To this end a commenter (“schoolswot” – today 11:10am) at Delingpole said this of Mörner:
This is the guy that claims that dowsing works but doesn’t actually want to prove it?
To which commenter “rastech” (circa 1pm) replied:
Dowsing does work, and you can prove it yourself (everybody can do it, some are just better at it than others).
The guy that taught me how to do it (yeah I was surprised I could do it), was a water well driller. He told me exactly where the springs were that he was going to drill, where two springs crossed, their depth (18ft and 24ft), how much water an hour they would produce to start with (it improves the more you pump), PLUS, where there was an even better spring to drill, if those two didn’t work out (it would have been twice as expensive to drill it, as it was almost 50ft deep) too reliable, as they were both in sandstone (but ideal for drinking water as it is beautifully filtered – you should taste the tea!).
He was spot on (you know when you hit a spring as the colour of the rock changes as you go through it – I watched every stage from start to finish on many wells with him, as all my neighbours had boreholes drilled by him and I helped him with them, as he got me practicing the dowsing on them).
Let me guess, from a position of complete ignorance and inexperience in the subject, you are an ‘expert’, right?
Well don’t feel bad about it, I felt exactly the same until I felt that damned divining rod dive for the deck with me holding it.
PS. What convinced me to try him, wasn’t a money back guarantee.
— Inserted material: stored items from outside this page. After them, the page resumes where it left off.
# maxpit/human-pose-estimation

Measured on AMD Instinct MI355X. Metric: images/sec (224x224, batch 256/GPU), higher is better.
Workload: dtype f32; 1 GPU; batch=256/GPU 224x224x3 synthetic images, fp32 ResNet-50 v1 + 3-iter regressor + SMPL LBS at all 3 stages (configs[1] at batch 256; the BASELINE metric batch); global_batch=256, parallelism=dp1 (batch shard, replicated weights), regressor=synthetic 'survey' variant, input=float32 images resident in HBM

## Files before the change

human-pose-estimation_amd/_lib.py:

```python
from __future__ import annotations

import ctypes as C
import os

import numpy as np

_HERE = os.path.dirname(os.path.abspath(__file__))
LIB_PATH = os.path.join(_HERE, "lib", "libhpe_hip.so")

NUM_CONV = 53
NUM_DENSE = 3
NUM_VERTS = 6890
THETA_DIM = 85
FEATURE_DIM = 2048


class HpeError(RuntimeError):
    pass


class HpeConfig(C.Structure):
    _fields_ = [
        ("struct_size", C.c_int),
        ("device", C.c_int),
        ("max_batch", C.c_int),
        ("num_stage", C.c_int),
        ("bn_eps", C.c_float),
        ("encoder_dtype", C.c_int),
        ("n_streams", C.c_int),
        ("dual_gemm", C.c_int),
        ("stem_fused", C.c_int),
        ("wino_min_c", C.c_int),
        ("wino_min_items", C.c_int),
        ("wino_fused", C.c_int),
        ("wino_fused_min_hw", C.c_int),
        ("mesh_a2b", C.c_int),
        ("wino_f4", C.c_int),
        ("wino4_fused", C.c_int),
        ("bf16_p8", C.c_int),
        ("wino4_ksplit", C.c_int),
        ("chain_fuse", C.c_int),
        ("halo3", C.c_int),
    ]


PLAN_OPTIONS = ("n_streams", "dual_gemm", "stem_fused", "wino_min_c", "wino_min_items", "wino_fused", "wino_fused_min_hw", "mesh_a2b", "wino_f4", "wino4_fused", "bf16_p8", "wino4_ksplit", "chain_fuse", "halo3")


class HpeSmplModel(C.Structure):
    _fields_ = [
        ("v_template", C.c_void_p),
        ("shapedirs", C.c_void_p),
        ("posedirs", C.c_void_p),
        ("J_regressor", C.c_void_p),
        ("weights", C.c_void_p),
        ("kp_regressor", C.c_void_p),
        ("parents", C.c_void_p),
        ("num_kp", C.c_int),
    ]


class HpeRenderParams(C.Structure):
    _fields_ = [
        ("struct_size", C.c_int),
        ("color_id", C.c_int),
        ("do_alpha", C.c_int),
        ("rot_axis", C.c_int),
        ("rot_deg", C.c_float),
        ("near", C.c_float),
        ("far", C.c_float),
    ]


OUTPUT_FIELDS = ("verts", "joints", "cams", "theta", "J_transformed", "kp2d", "verts2d", "Rs")


class HpeOutputs(C.Structure):
    _fields_ = [(n, C.c_void_p) for n in OUTPUT_FIELDS]


_PROTOS = {
    "hpe_last_error": (C.c_char_p, []),
    "hpe_version": (C.c_char_p, []),
    "hpe_conv_layer_name": (C.c_char_p, [C.c_int]),
    "hpe_bn_layer_name": (C.c_char_p, [C.c_int]),
    "hpe_conv_layer_geometry": (C.c_int, [C.c_int, C.POINTER(C.c_int)]),
    "hpe_config_init": (None, [C.POINTER(HpeConfig)]),
    "hpe_create": (C.c_int, [C.POINTER(HpeConfig), C.POINTER(C.c_void_p)]),
    "hpe_destroy": (C.c_int, [C.c_void_p]),
    "hpe_load_smpl": (C.c_int, [C.c_void_p, C.POINTER(HpeSmplModel)]),
    "hpe_load_conv": (C.c_int, [C.c_void_p, C.c_int] + [C.c_void_p] * 6),
    "hpe_load_dense": (C.c_int, [C.c_void_p, C.c_int, C.c_void_p, C.c_void_p]),
    "hpe_load_mean_theta": (C.c_int, [C.c_void_p, C.c_void_p]),
    "hpe_finalize": (C.c_int, [C.c_void_p]),
    "hpe_forward": (C.c_int, [C.c_void_p, C.c_void_p, C.c_int, C.POINTER(HpeOutputs), C.c_int, C.c_void_p]),
    "hpe_forward_pipelined": (C.c_int, [C.c_void_p, C.c_void_p, C.c_int, C.POINTER(HpeOutputs), C.c_int, C.c_void_p]),
    "hpe_join": (C.c_int, [C.c_void_p, C.c_void_p]),
    "hpe_tail": (C.c_int, [C.c_void_p, C.c_void_p, C.c_int, C.POINTER(HpeOutputs), C.c_int, C.c_void_p]),
    "hpe_tail_stream": (C.c_void_p, [C.c_void_p]),
    "hpe_encoder": (C.c_int, [C.c_void_p, C.c_void_p, C.c_int, C.c_void_p, C.c_void_p]),
    "hpe_regress_stage": (C.c_int, [C.c_void_p, C.c_void_p, C.c_void_p, C.c_int, C.c_void_p, C.c_void_p]),
    "hpe_smpl": (C.c_int, [C.c_void_p, C.c_void_p, C.c_int, C.POINTER(HpeOutputs), C.c_void_p]),
    "hpe_orth_proj": (C.c_int, [C.c_void_p, C.c_void_p, C.c_int, C.c_int, C.c_void_p, C.c_void_p]),
    "hpe_reproject_vertices": (C.c_int, [C.c_void_p, C.c_void_p, C.c_int, C.c_int, C.c_float, C.c_float, C.c_void_p, C.c_void_p]),
    "hpe_preprocess_u8": (C.c_int, [C.c_void_p, C.c_int, C.c_int, C.c_int, C.c_void_p, C.POINTER(C.c_int), C.c_void_p]),
    "hpe_preprocess_u8_batch": (C.c_int, [C.c_void_p, C.POINTER(C.c_longlong), C.POINTER(C.c_int), C.c_int, C.c_int, C.c_void_p, C.POINTER(C.c_int),
                                          C.c_void_p, C.c_void_p]),
    "hpe_get_original": (C.c_int, [C.c_void_p, C.c_void_p, C.c_int, C.c_int, C.c_int, C.POINTER(C.c_int), C.c_float, C.c_int, C.c_void_p, C.POINTER(C.c_float), C.c_void_p, C.c_void_p, C.c_void_p]),
    "hpe_kp_loss": (C.c_int, [C.c_void_p, C.c_void_p, C.c_int, C.c_int, C.c_void_p, C.c_void_p]),
    "hpe_mesh_loss": (C.c_int, [C.c_void_p, C.c_void_p, C.c_void_p, C.c_int, C.c_int, C.c_int, C.c_int, C.c_void_p, C.c_void_p]),
    "hpe_val_losses": (C.c_int, [C.c_void_p, C.c_void_p, C.c_void_p, C.POINTER(C.c_void_p), C.POINTER(C.c_void_p), C.c_int, C.c_int, C.c_int,
                                 C.c_int, C.c_int, C.c_int, C.c_void_p, C.c_void_p]),
    "hpe_device_status": (C.c_int, [C.c_void_p, C.c_void_p]),
    "hpe_debug_conv": (C.c_int, [C.c_void_p, C.c_int, C.c_void_p, C.c_int, C.c_void_p, C.c_int, C.c_void_p, C.c_void_p]),
    "hpe_debug_chain": (C.c_int, [C.c_void_p, C.c_int, C.c_void_p, C.c_void_p, C.c_int, C.c_void_p, C.c_void_p, C.POINTER(C.c_int), C.c_void_p]),
    "hpe_debug_stem": (C.c_int, [C.c_void_p, C.c_void_p, C.c_int, C.c_int, C.c_void_p, C.c_void_p]),
    "hpe_debug_gemm": (C.c_int, [C.c_void_p, C.c_void_p, C.c_void_p, C.c_int, C.c_int, C.c_int, C.c_int, C.c_int, C.c_void_p, C.c_int, C.c_void_p, C.c_void_p]),
    "hpe_debug_set_dbg": (C.c_int, [C.c_void_p, C.c_void_p]),
    "hpe_debug_maxpool": (C.c_int, [C.c_void_p, C.c_int, C.c_int, C.c_int, C.c_void_p, C.c_void_p]),
    "hpe_debug_avgpool": (C.c_int, [C.c_void_p, C.c_int, C.c_int, C.c_int, C.c_void_p, C.c_void_p]),
    "hpe_debug_joint_regress": (C.c_int, [C.c_void_p, C.c_void_p, C.c_int, C.c_int, C.c_void_p, C.c_void_p]),
    "hpe_enable_timing": (C.c_int, [C.c_void_p, C.c_int]),
    "hpe_get_timings": (C.c_int, [C.c_void_p, C.POINTER(C.c_float)]),
    "hpe_get_span_stats": (C.c_int, [C.c_void_p, C.POINTER(C.c_float), C.POINTER(C.c_int)]),
    "hpe_get_loss_timings": (C.c_int, [C.c_void_p, C.POINTER(C.c_float)]),
    "hpe_debug_set_loss_counter": (C.c_int, [C.c_void_p, C.c_void_p]),
    "hpe_get_conv_timings": (C.c_int, [C.c_void_p, C.POINTER(C.c_float)]),
    "hpe_render_params_init": (None, [C.POINTER(HpeRenderParams)]),
    "hpe_renderer_create": (C.c_int, [C.c_int, C.c_void_p, C.c_int, C.c_int, C.c_int, C.POINTER(C.c_void_p)]),
    "hpe_renderer_destroy": (C.c_int, [C.c_void_p]),
    "hpe_render": (C.c_int, [C.c_void_p, C.c_void_p, C.c_void_p, C.c_int, C.c_int, C.c_int, C.c_void_p, C.POINTER(HpeRenderParams), C.c_void_p,
                             C.c_void_p]),
    "hpe_debug_render_ids": (C.c_int, [C.c_void_p, C.c_void_p, C.c_void_p, C.c_int, C.c_int, C.c_int, C.POINTER(HpeRenderParams), C.c_void_p,
                                       C.c_void_p, C.c_void_p]),
    "hpe_debug_render_vertices": (C.c_int, [C.c_void_p, C.c_void_p, C.c_void_p, C.c_int, C.c_int, C.c_int, C.POINTER(HpeRenderParams),
                                            C.c_void_p, C.c_void_p]),
}

_lib = None


def load():
    global _lib
    if _lib is not None:
        return _lib
    if not os.path.exists(LIB_PATH):
        raise HpeError(
            "%s not found: build it with `python -c 'import __graft_entry__ as g; g.build()'` "
            "(hipcc --offload-arch=gfx950).  There is no CPU fallback." % LIB_PATH
        )
    try:
        import torch
    except Exception:
        pass
    lib = C.CDLL(LIB_PATH, mode=C.RTLD_GLOBAL)
    for name, (res, args) in _PROTOS.items():
        fn = getattr(lib, name)
        fn.restype = res
        fn.argtypes = args
    _lib = lib
    return lib


def declared_symbols():
    return sorted(_PROTOS)


def check(rc):
    if rc != 0:
        msg = load().hpe_last_error()
        raise HpeError("libhpe_hip error %d: %s" % (rc, msg.decode() if msg else "?"))


def f32(a):
    arr = np.ascontiguousarray(a, dtype=np.float32)
    return arr, arr.ctypes.data_as(C.c_void_p)
```

human-pose-estimation_amd/build.py:

```python
from __future__ import annotations

import os
import shutil
import subprocess
import sys

HERE = os.path.dirname(os.path.abspath(__file__))
CSRC = os.path.join(HERE, "csrc")
LIBDIR = os.path.join(HERE, "lib")
LIB = os.path.join(LIBDIR, "libhpe_hip.so")
SOURCES = ["conv_gemm.hip", "conv_gemm_bf16.hip", "conv_gemm_bf16_p8.hip", "conv_chain_bf16.hip", "conv_chain_f32.hip", "conv3_halo_bf16.hip", "conv_wino.hip", "conv_wino4.hip", "stem_fused.hip", "encoder_ops.hip", "smpl.hip", "losses.hip", "prepost.hip", "render.hip", "hpe_api.hip"]
CFLAGS = ["--offload-arch=gfx950", "-O3", "-std=c++17", "-fPIC", "-fvisibility=hidden", "-fno-fast-math"]


def _hipcc():
    for cand in (os.environ.get("HIPCC"), shutil.which("hipcc"), "/opt/rocm/bin/hipcc"):
        if cand and os.path.exists(cand):
            return cand
    raise RuntimeError("hipcc not found (set HIPCC or install ROCm under /opt/rocm)")


def _deps():
    return [os.path.join(CSRC, f) for f in os.listdir(CSRC) if f.endswith(".h")] + [os.path.join(HERE, "..", "include", "hpe.h")]


def _obj_stale(src, obj):
    if not os.path.exists(obj):
        return True
    t = os.path.getmtime(obj)
    return any(os.path.getmtime(d) > t for d in [src] + _deps() if os.path.exists(d))


def _flags_now():
    return " ".join(CFLAGS + os.environ.get("HPE_EXTRA_FLAGS", "").split())


def built_flags():
    tag = os.path.join(LIBDIR, "obj", "flags.txt")
    return open(tag).read() if os.path.exists(tag) else ""


def _stale():
    if not os.path.exists(LIB):
        return True
    if built_flags() != _flags_now():
        return True
    t = os.path.getmtime(LIB)
    deps = [os.path.join(CSRC, f) for f in os.listdir(CSRC)] + [os.path.join(HERE, "..", "include", "hpe.h")]
    return any(os.path.getmtime(d) > t for d in deps if os.path.exists(d))


def build(force=False, verbose=False):
    if not force and not _stale():
        return LIB
    os.makedirs(LIBDIR, exist_ok=True)
    objdir = os.path.join(LIBDIR, "obj")
    os.makedirs(objdir, exist_ok=True)
    extra = os.environ.get("HPE_EXTRA_FLAGS", "").split()
    tag = os.path.join(objdir, "flags.txt")
    flags_now = _flags_now()
    if force or not os.path.exists(tag) or open(tag).read() != flags_now:
        for f in os.listdir(objdir):
            os.remove(os.path.join(objdir, f))
    hipcc = _hipcc()
    jobs = []
    for s in SOURCES:
        src = os.path.join(CSRC, s)
        if not os.path.exists(src):
            continue
        obj = os.path.join(objdir, s.replace(".hip", ".o"))
        jobs.append((src, obj))

    def compile_one(job):
        src, obj = job
        if not _obj_stale(src, obj):
            return None
        cmd = [hipcc] + CFLAGS + extra + ["-c", "-o", obj + ".tmp%d" % os.getpid(), src]
        if verbose:
            print(" ".join(cmd), file=sys.stderr)
        r = subprocess.run(cmd, capture_output=True, text=True)
        if r.returncode != 0:
            return "hipcc failed on %s:\n%s%s" % (os.path.basename(src), r.stdout, r.stderr)
        os.replace(obj + ".tmp%d" % os.getpid(), obj)
        return None

    from concurrent.futures import ThreadPoolExecutor

    with ThreadPoolExecutor(max_workers=min(len(jobs), max(1, (os.cpu_count() or 2) - 1))) as ex:
        errs = [e for e in ex.map(compile_one, jobs) if e]
    if errs:
        raise RuntimeError("\n".join(errs))
    open(tag, "w").write(flags_now)
    tmp = LIB + ".tmp%d" % os.getpid()
    cmd = [hipcc, "--offload-arch=gfx950", "-shared", "-fPIC", "-o", tmp] + [o for _, o in jobs]
    r = subprocess.run(cmd, capture_output=True, text=True)
    if r.returncode != 0:
        raise RuntimeError("link failed:\n" + r.stdout + r.stderr)
    os.replace(tmp, LIB)
    return LIB


if __name__ == "__main__":
    print(build(force="--force" in sys.argv, verbose=True))
```

human-pose-estimation_amd/csrc/conv_gemm.hip:

```cpp
#include <hip/hip_runtime.h>
#include <stdint.h>
#include <stdlib.h>

#include "hpe_internal.h"

typedef float f32x16 __attribute__((ext_vector_type(16)));
typedef float f32x4 __attribute__((ext_vector_type(4)));

#define BK 32
#define LDS_PITCH 36

namespace {

struct RowAddr {
    int base;
    unsigned mask;
};

template <int MODE>
__device__ __forceinline__ RowAddr make_row(const GemmArgs& p, int m, int kc4) {
    RowAddr r;
    r.mask = 0x1ffu;
    if (m >= p.M) m = p.M - 1;
    if (MODE == GEMM_DENSE || MODE == GEMM_DUAL) {
        r.base = m * p.lda + kc4;
    } else {
        const int hw = p.Ho * p.Wo;
        const int b = m / hw;
        const int rem = m - b * hw;
        const int ho = rem / p.Wo;
        const int wo = rem - ho * p.Wo;
        if (MODE == GEMM_STRIDED) {
            r.base = ((b * p.Hi + ho * p.stride) * p.Wi + wo * p.stride) * p.Cin + kc4;
        } else if (MODE == GEMM_CONV3) {
            r.base = ((b * p.Hi + ho) * p.Wi + wo) * p.Cin + kc4;
            unsigned mk = 0;
#pragma unroll
            for (int tap = 0; tap < 9; ++tap) {
                const int dh = tap / 3 - 1, dw = tap % 3 - 1;
                if ((unsigned)(ho + dh) < (unsigned)p.Hi && (unsigned)(wo + dw) < (unsigned)p.Wi) mk |= 1u << tap;
            }
            r.mask = mk;
        } else {
            r.base = ((b * p.Hi + 2 * ho) * p.Wi + 2 * wo) * 4 + kc4;
        }
    }
    return r;
}
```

I didn’t have to pay him AT ALL until he had delivered a good water supply. He got years of work in the area from that borehole, and he never let anybody down.
So, it’s now officially official. Dowsing, like cold weather, is now right wing.
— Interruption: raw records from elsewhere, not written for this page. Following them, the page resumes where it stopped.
template <int W, typename P, int CB, int NWAVES, bool ENDY, bool UNI, bool WARP = false, int DUMP = 0, int RING = MODA_RING,
          bool COMP = false, bool HX = false>
__global__ __launch_bounds__(NWAVES * 64) __attribute__((amdgpu_waves_per_eu(NWAVES / 4, NWAVES / 4)))
void mlp_fused_kernel(MlpArgs a) {
    static_assert(!HX || (kIsF16<P> && ((WARP && W == 64) || (!WARP && W == 256 && DUMP == 0 && !COMP))),
                  "split heads: the fp16 skin + warp kernel and the fp16 8 x 256 kernel");
    constexpr bool HXR = HX && !WARP;
    static_assert(!COMP || (UNI && !WARP && DUMP == 0 && CB == 1 && std::is_same<P, PrecBF16>::value),
                  "the compositing epilogue is built for the bf16 UNI inference kernels");
    static_assert(!WARP || (UNI && !std::is_same<P, PrecF32>::value), "the warp epilogue is built for the bf16-geometry UNI kernels");
    static_assert(!DUMP || (std::is_same<P, PrecBF16>::value && !WARP), "activation dumps are built for the bf16 kernels");
    constexpr int NTHREADS = NWAVES * 64;
    constexpr int NT = W / 32;
    constexpr int NTD = (NT / 2 > 0) ? NT / 2 : 1;
    constexpr int CHF = (W == 64) ? 8 : 16;
    constexpr int TILE = NWAVES * 32 * CB;
    constexpr bool RESIDENT = (W == 64) && kIs16<P> && (MODA_RESIDENT != 0);
    using RingT = Ring<CHF, NWAVES, RESIDENT, RING, kAsmMfma<P>>;
    const int ring_chunks = RESIDENT ? a.nchunks : RING;

    extern __shared__ __attribute__((aligned(16))) unsigned char smem[];
    float* bias_lds = (float*)(smem + ring_chunks * RingT::kChunkBytes);
    float* win_lds = bias_lds + a.nbias;
    constexpr int RBW = 2 * W + NTD * 32;
    float* rb_slots = win_lds + 16;
    f32x4* pe_lds = (f32x4*)(rb_slots + NWAVES * CB * RBW) + threadIdx.x;
    constexpr int PE_VEC = sizeof(typename P::Pe) / 16;
    constexpr int TBW = (DUMP == 4) ? 2048 : 4096;
    constexpr int TBRS = (DUMP == 4) ? 64 : 128;
    unsigned char* const tbuf = (unsigned char*)(rb_slots + NWAVES * CB * RBW) + sizeof(typename P::Pe) * CB * NTHREADS +
                                (threadIdx.x >> 6) * (CB * TBW);

    const int lane = threadIdx.x & 63;
    const int wave = __builtin_amdgcn_readfirstlane(threadIdx.x >> 6);
    const int col = lane & 31;
    const int h = lane >> 5;

    for (int i = threadIdx.x; i < a.nbias; i += NTHREADS) bias_lds[i] = a.bias[i];
    if (threadIdx.x < 16) win_lds[threadIdx.x] = a.window[threadIdx.x];
    __syncthreads();

    RingT ring;
    ring.rsrc = __builtin_amdgcn_make_buffer_rsrc((void*)a.wstream, 0, a.nchunks * RingT::kChunkBytes, 0x00020000);
    ring.lds = smem;
    ring.nchunks = a.nchunks;
    ring.lane = lane;
    ring.wave = wave;
    ring.leader = wave < NWAVES / 2;
    ring.prime();
    constexpr int PREQ = (kAsmMfma<P> && MODA_AGPR_PREQ != 0) ? MODA_AGPR_APIPE : 0;
    typename P::Frag preq[PREQ > 0 ? PREQ : 1];
    auto prefetch_next = [&]() __attribute__((always_inline)) {
        if constexpr (PREQ > 0) {
#pragma unroll
            for (int d = 0; d < PREQ; ++d) preq[d] = P::fetch(ring);
        }
    };
    prefetch_next();

    const bool with_sigma = (a.flags & (MODA_MLP_WITH_SIGMA | MODA_MLP_SIGMA_ONLY)) != 0;
    const bool sigma_only = (a.flags & MODA_MLP_SIGMA_ONLY) != 0;
    const bool do_sigmoid = (a.flags & MODA_MLP_SIGMOID) != 0;
    const int nout_t = (a.n_out + 31) >> 5;
    const int n_mid = a.n_pre + 1 + a.n_post;
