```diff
@@ -369,7 +431,15 @@
   const bool even_nx = (c->dims[0] % 2) == 0;
   if (kind == BK_PC_SH_DCT) {
     BK_CHECK(c, c->kind == BK_SH2D || c->kind == BK_SH3D, "BK_PC_SH_DCT needs a Swift-Hohenberg context");
-    for (int d = 0; d < bk_kind_traits(c->kind)->ndims; ++d) BK_TRY(setup_dim(c, d, c->dims[d], bk_inv_h2(c, d), 0, even_nx));
+    const int nd = bk_kind_traits(c->kind)->ndims;
+    for (int d = 0; d < nd; ++d) BK_TRY(setup_dim(c, d, c->dims[d], bk_inv_h2(c, d), 0, even_nx));
+    pc.pipe = false;
+    if (nd == 2 && pc.fast[0] && pc.fast[1] && fast_loge(c->dims[0]) == default_loge(c->dims[0]) &&
+        fast_loge(c->dims[1]) == default_loge(c->dims[1]) && pipe_allowed()) {
+      BKF_PIPE_DISPATCH(pc.fast[0], BK_TRY(pipe_setup_x<FC>(c)));
+      BKF_PIPE_DISPATCH(pc.fast[1], BK_TRY(pipe_setup_y<FC>(c)));
+      pc.pipe = pc.pipe_ctas[0] > 0 && pc.pipe_ctas[1] > 0 && pc.pipe_ctas[2] > 0;
+    }
   } else if (kind == BK_PC_SH_FFT) {
     BK_CHECK(c, c->kind == BK_SH2D_PERIODIC, "BK_PC_SH_FFT needs a BK_SH2D_PERIODIC context");
     BK_CHECK(c, a0 > 0, "BK_PC_SH_FFT: a0 must be > 0 (the symbol of L1 vanishes at |k| = 1)");
@@ -485,13 +555,16 @@
         sy.tail_n = (int)(n - N);
         tail_done = true;
       }
-      BK_TRY(transform_pass(c, 0, 0, in, A, nx, ny, nz, al));
-      if (nd == 3) {
+      if (pc.pipe) {
+        BK_TRY(pipe_apply(c, in, out, sy));
+      } else if (nd == 3) {
+        BK_TRY(transform_pass(c, 0, 0, in, A, nx, ny, nz, al));
         BK_TRY(transform_pass(c, 1, 0, A, B, nx, ny, nz, true));
         BK_TRY(transform_pass(c, 2, 0, B, A, nx, ny, nz, true, &sy));
         BK_TRY(transform_pass(c, 1, 1, A, B, nx, ny, nz, true));
         BK_TRY(transform_pass(c, 0, 1, B, out, nx, ny, nz, al));
       } else {
+        BK_TRY(transform_pass(c, 0, 0, in, A, nx, ny, nz, al));
         BK_TRY(transform_pass(c, 1, 0, A, B, nx, ny, nz, true, &sy));
         BK_TRY(transform_pass(c, 0, 1, B, out, nx, ny, nz, al));
       }
```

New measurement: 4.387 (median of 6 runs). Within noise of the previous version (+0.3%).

All this in a comment thread attached to a Delingpole piece about Jeremy Clarkson, and about how all the shouting about Jeremy Clarkson is really about diverting attention from the fact that the recent public sector strike, some time last week, was a failure. Although, Guido reckons Clarkson is now laughing all the way to the bank. They haven’t so much diverted attention from the failure of their strike as given a ton of free publicity to someone who said, admittedly in his characteristically OTT manner, that the strikers were idiots.
Please try to keep your comments on topic. The topics being: Leo Hickman, the Guardian, Nils-Axel Mörner, dowsing, whether tea really does taste better if made with water filtered through sandstone, James Delingpole, the BBC, public sector strikes, Jeremy Clarkson, whether it’s okay for Jeremy Clarkson to joke about people being taken out and shot without really meaning it, Guido Fawkes, how to get tabloid publicity by the ton, paper money collapse … well, I didn’t mention paper money collapse until now, but I thought I ought to.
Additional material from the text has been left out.